Gather each line of the entries below that includes "gridDim".

Extracted data
==========

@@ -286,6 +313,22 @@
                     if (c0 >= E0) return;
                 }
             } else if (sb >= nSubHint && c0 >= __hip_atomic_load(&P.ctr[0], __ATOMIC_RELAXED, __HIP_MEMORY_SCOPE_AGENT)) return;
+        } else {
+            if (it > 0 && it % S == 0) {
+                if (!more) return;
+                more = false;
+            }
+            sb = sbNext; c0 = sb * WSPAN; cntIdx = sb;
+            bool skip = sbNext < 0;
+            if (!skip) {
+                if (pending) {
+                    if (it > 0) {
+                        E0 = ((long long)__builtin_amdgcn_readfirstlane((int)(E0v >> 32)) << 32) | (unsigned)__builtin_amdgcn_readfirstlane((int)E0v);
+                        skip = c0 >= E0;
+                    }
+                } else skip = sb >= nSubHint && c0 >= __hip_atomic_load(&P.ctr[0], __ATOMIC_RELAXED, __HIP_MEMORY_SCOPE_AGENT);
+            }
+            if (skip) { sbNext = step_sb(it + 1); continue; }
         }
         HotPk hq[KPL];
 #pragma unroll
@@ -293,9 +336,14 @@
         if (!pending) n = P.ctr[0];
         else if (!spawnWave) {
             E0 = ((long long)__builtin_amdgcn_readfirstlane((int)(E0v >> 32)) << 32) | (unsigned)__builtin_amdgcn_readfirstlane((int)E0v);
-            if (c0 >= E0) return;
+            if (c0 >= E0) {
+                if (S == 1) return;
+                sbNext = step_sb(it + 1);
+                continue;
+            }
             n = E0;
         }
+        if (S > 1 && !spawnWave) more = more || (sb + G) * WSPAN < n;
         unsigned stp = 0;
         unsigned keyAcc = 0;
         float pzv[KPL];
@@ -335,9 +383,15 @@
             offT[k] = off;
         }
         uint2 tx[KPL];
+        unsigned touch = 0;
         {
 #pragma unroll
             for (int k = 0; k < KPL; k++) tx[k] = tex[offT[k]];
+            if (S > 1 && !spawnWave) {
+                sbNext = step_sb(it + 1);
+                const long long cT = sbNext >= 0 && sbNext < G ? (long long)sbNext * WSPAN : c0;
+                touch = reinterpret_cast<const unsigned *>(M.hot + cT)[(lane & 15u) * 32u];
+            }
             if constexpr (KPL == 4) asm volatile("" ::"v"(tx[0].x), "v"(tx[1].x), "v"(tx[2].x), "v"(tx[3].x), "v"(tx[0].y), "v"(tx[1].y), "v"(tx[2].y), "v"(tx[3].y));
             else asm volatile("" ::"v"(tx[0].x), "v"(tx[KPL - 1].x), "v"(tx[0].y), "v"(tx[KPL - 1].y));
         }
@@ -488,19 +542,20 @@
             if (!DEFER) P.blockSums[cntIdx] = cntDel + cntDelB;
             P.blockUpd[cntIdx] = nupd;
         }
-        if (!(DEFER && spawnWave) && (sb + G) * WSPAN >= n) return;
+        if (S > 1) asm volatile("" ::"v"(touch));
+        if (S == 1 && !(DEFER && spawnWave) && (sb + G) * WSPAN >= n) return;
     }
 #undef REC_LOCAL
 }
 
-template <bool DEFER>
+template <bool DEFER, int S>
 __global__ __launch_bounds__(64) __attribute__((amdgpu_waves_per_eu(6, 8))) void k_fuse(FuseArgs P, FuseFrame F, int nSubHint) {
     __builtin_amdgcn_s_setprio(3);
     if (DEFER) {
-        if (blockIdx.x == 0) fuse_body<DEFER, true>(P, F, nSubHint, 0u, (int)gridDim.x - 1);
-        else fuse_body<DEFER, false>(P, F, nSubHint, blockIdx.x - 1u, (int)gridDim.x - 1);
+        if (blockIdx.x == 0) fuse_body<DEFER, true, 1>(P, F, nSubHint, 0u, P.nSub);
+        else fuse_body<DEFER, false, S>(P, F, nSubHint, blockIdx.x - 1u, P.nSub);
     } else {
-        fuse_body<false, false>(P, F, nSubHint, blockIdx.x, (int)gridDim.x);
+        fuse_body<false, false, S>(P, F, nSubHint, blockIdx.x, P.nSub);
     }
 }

==========

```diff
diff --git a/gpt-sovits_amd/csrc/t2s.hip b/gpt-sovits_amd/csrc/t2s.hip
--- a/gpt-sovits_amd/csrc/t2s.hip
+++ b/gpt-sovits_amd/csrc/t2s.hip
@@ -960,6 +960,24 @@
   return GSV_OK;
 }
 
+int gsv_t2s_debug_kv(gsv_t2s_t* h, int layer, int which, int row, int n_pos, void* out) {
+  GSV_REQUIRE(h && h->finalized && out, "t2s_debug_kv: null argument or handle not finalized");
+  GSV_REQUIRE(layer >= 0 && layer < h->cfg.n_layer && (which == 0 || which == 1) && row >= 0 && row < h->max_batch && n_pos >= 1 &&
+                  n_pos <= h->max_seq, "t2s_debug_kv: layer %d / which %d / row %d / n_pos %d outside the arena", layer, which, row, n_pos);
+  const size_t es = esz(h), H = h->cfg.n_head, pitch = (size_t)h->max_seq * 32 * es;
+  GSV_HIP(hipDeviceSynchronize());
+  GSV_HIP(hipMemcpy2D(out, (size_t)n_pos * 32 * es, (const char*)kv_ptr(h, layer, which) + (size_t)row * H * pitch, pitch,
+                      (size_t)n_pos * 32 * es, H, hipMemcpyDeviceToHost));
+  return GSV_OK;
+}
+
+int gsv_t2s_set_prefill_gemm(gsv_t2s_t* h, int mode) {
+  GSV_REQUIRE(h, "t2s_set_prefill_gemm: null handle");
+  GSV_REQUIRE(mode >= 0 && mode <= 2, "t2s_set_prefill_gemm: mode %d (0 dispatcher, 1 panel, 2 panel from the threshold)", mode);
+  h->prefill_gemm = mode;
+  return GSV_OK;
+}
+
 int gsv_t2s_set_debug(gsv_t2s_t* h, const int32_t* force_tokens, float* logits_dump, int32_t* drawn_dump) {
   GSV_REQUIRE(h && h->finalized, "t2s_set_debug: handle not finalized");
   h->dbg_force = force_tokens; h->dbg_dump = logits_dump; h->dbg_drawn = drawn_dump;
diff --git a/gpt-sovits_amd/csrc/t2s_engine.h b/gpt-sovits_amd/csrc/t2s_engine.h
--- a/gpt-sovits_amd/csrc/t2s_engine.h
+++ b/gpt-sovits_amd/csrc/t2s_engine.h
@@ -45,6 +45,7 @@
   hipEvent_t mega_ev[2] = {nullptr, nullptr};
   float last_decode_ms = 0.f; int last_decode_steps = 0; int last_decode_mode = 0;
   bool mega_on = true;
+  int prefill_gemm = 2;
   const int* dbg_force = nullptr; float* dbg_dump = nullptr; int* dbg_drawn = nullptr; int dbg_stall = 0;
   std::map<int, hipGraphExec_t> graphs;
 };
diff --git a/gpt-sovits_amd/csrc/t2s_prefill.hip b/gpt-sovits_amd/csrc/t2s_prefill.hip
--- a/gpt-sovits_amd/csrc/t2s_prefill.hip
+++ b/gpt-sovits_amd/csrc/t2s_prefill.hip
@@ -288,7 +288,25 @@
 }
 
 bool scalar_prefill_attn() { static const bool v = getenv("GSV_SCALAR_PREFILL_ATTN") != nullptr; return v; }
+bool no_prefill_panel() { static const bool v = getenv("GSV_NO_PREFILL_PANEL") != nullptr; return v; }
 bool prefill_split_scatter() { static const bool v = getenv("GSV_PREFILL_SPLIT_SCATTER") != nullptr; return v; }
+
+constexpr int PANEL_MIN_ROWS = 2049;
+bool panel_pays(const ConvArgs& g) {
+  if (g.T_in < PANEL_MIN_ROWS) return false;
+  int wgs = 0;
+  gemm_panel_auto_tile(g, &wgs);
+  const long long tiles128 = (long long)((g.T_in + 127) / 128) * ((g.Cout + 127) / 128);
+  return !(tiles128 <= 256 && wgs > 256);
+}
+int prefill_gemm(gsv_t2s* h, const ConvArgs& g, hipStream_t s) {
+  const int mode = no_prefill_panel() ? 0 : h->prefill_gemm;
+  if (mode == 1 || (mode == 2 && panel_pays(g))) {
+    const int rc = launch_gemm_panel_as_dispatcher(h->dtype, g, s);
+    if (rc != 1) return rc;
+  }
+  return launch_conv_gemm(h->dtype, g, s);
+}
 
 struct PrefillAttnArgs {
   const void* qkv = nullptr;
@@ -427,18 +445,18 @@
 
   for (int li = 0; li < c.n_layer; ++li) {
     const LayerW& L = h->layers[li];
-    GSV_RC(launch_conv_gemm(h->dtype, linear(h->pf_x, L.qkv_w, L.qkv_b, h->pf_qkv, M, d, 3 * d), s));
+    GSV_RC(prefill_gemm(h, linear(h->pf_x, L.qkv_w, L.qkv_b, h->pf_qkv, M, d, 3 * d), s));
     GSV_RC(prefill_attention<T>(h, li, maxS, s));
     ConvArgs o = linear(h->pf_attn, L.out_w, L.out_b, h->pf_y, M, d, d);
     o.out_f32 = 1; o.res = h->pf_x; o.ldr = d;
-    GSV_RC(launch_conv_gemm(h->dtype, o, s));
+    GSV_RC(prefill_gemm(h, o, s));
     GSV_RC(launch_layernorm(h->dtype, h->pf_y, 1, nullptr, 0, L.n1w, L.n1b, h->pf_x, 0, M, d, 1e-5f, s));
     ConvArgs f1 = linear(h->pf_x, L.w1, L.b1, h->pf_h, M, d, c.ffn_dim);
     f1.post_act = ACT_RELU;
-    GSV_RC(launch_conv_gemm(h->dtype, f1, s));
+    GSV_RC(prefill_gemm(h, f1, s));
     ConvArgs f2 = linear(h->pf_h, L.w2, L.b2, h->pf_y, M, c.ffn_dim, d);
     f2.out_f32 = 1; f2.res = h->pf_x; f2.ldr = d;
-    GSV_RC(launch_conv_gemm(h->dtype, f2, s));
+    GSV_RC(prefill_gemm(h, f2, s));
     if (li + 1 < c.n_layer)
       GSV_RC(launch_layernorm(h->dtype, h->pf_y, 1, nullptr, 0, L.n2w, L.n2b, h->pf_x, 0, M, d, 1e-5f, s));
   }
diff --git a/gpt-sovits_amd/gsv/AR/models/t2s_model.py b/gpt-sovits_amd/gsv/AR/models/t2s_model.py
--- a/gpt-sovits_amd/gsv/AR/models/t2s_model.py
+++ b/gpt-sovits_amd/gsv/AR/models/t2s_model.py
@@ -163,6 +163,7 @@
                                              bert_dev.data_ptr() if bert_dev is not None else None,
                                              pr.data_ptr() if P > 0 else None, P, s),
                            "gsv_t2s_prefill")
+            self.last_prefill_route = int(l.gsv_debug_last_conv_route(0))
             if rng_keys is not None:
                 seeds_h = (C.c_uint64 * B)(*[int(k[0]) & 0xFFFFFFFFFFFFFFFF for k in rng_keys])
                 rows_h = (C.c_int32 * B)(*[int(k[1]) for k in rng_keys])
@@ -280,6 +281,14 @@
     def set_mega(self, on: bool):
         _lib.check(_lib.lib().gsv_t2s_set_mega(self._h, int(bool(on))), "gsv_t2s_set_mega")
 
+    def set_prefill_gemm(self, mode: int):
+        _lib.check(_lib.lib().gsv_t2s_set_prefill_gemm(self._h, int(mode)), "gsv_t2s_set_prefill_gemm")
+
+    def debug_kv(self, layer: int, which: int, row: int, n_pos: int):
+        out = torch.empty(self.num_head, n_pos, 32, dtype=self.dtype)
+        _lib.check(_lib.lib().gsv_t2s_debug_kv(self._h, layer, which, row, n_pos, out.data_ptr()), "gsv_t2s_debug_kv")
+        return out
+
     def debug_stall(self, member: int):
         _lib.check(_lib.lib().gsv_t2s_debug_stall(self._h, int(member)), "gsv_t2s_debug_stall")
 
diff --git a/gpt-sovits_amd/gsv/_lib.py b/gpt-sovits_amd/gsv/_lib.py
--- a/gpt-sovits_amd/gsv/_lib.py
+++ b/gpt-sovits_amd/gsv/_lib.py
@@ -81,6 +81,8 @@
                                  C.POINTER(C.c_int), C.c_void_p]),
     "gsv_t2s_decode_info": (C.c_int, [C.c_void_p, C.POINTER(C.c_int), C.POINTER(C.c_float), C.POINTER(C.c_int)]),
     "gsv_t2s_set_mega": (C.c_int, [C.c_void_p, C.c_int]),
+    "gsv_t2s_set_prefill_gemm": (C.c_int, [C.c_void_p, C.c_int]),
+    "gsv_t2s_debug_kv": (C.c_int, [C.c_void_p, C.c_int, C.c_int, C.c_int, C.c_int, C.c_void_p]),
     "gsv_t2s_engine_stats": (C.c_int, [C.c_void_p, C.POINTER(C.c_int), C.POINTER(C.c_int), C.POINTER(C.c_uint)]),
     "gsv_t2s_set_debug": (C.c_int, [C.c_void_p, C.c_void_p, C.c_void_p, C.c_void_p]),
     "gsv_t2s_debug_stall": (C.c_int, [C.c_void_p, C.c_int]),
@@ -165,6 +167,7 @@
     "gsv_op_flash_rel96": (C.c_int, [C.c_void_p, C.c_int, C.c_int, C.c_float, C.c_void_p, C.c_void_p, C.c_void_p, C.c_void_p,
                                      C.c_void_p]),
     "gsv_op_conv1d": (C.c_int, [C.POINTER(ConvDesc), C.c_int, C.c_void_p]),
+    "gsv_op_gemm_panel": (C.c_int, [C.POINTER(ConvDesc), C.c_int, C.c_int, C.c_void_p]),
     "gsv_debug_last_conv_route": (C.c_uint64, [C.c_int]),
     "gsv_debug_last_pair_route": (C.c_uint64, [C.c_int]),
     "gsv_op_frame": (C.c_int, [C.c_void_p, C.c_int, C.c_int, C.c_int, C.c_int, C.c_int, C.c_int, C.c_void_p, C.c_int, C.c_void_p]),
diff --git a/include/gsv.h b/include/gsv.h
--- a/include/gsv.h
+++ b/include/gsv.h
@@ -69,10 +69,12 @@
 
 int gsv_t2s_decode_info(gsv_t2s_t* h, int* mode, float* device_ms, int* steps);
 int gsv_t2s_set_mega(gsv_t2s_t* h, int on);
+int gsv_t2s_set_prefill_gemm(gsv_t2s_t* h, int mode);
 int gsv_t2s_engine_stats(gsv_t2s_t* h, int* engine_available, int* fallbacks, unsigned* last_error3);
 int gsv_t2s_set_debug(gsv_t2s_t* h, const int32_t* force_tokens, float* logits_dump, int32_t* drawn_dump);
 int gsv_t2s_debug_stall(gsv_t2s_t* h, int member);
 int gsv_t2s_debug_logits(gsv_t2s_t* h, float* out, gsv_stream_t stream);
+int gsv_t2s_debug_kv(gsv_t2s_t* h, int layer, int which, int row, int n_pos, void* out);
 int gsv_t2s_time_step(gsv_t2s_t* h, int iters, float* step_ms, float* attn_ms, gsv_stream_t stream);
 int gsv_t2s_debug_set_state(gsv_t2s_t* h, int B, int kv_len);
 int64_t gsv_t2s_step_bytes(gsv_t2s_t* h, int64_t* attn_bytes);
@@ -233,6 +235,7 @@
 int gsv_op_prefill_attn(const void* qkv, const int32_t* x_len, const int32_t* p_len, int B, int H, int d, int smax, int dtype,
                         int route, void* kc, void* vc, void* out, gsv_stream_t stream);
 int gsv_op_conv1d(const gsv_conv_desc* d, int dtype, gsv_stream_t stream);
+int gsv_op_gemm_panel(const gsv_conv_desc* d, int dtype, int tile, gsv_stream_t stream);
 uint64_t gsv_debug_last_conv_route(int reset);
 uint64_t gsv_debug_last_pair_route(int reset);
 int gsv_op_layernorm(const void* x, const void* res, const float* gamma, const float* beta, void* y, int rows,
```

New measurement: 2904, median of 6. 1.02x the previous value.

==========

Exercise response
-        if (blockIdx.x == 0) fuse_body<DEFER, true>(P, F, nSubHint, 0u, (int)gridDim.x - 1);
-        else fuse_body<DEFER, false>(P, F, nSubHint, blockIdx.x - 1u, (int)gridDim.x - 1);
-        fuse_body<false, false>(P, F, nSubHint, blockIdx.x, (int)gridDim.x);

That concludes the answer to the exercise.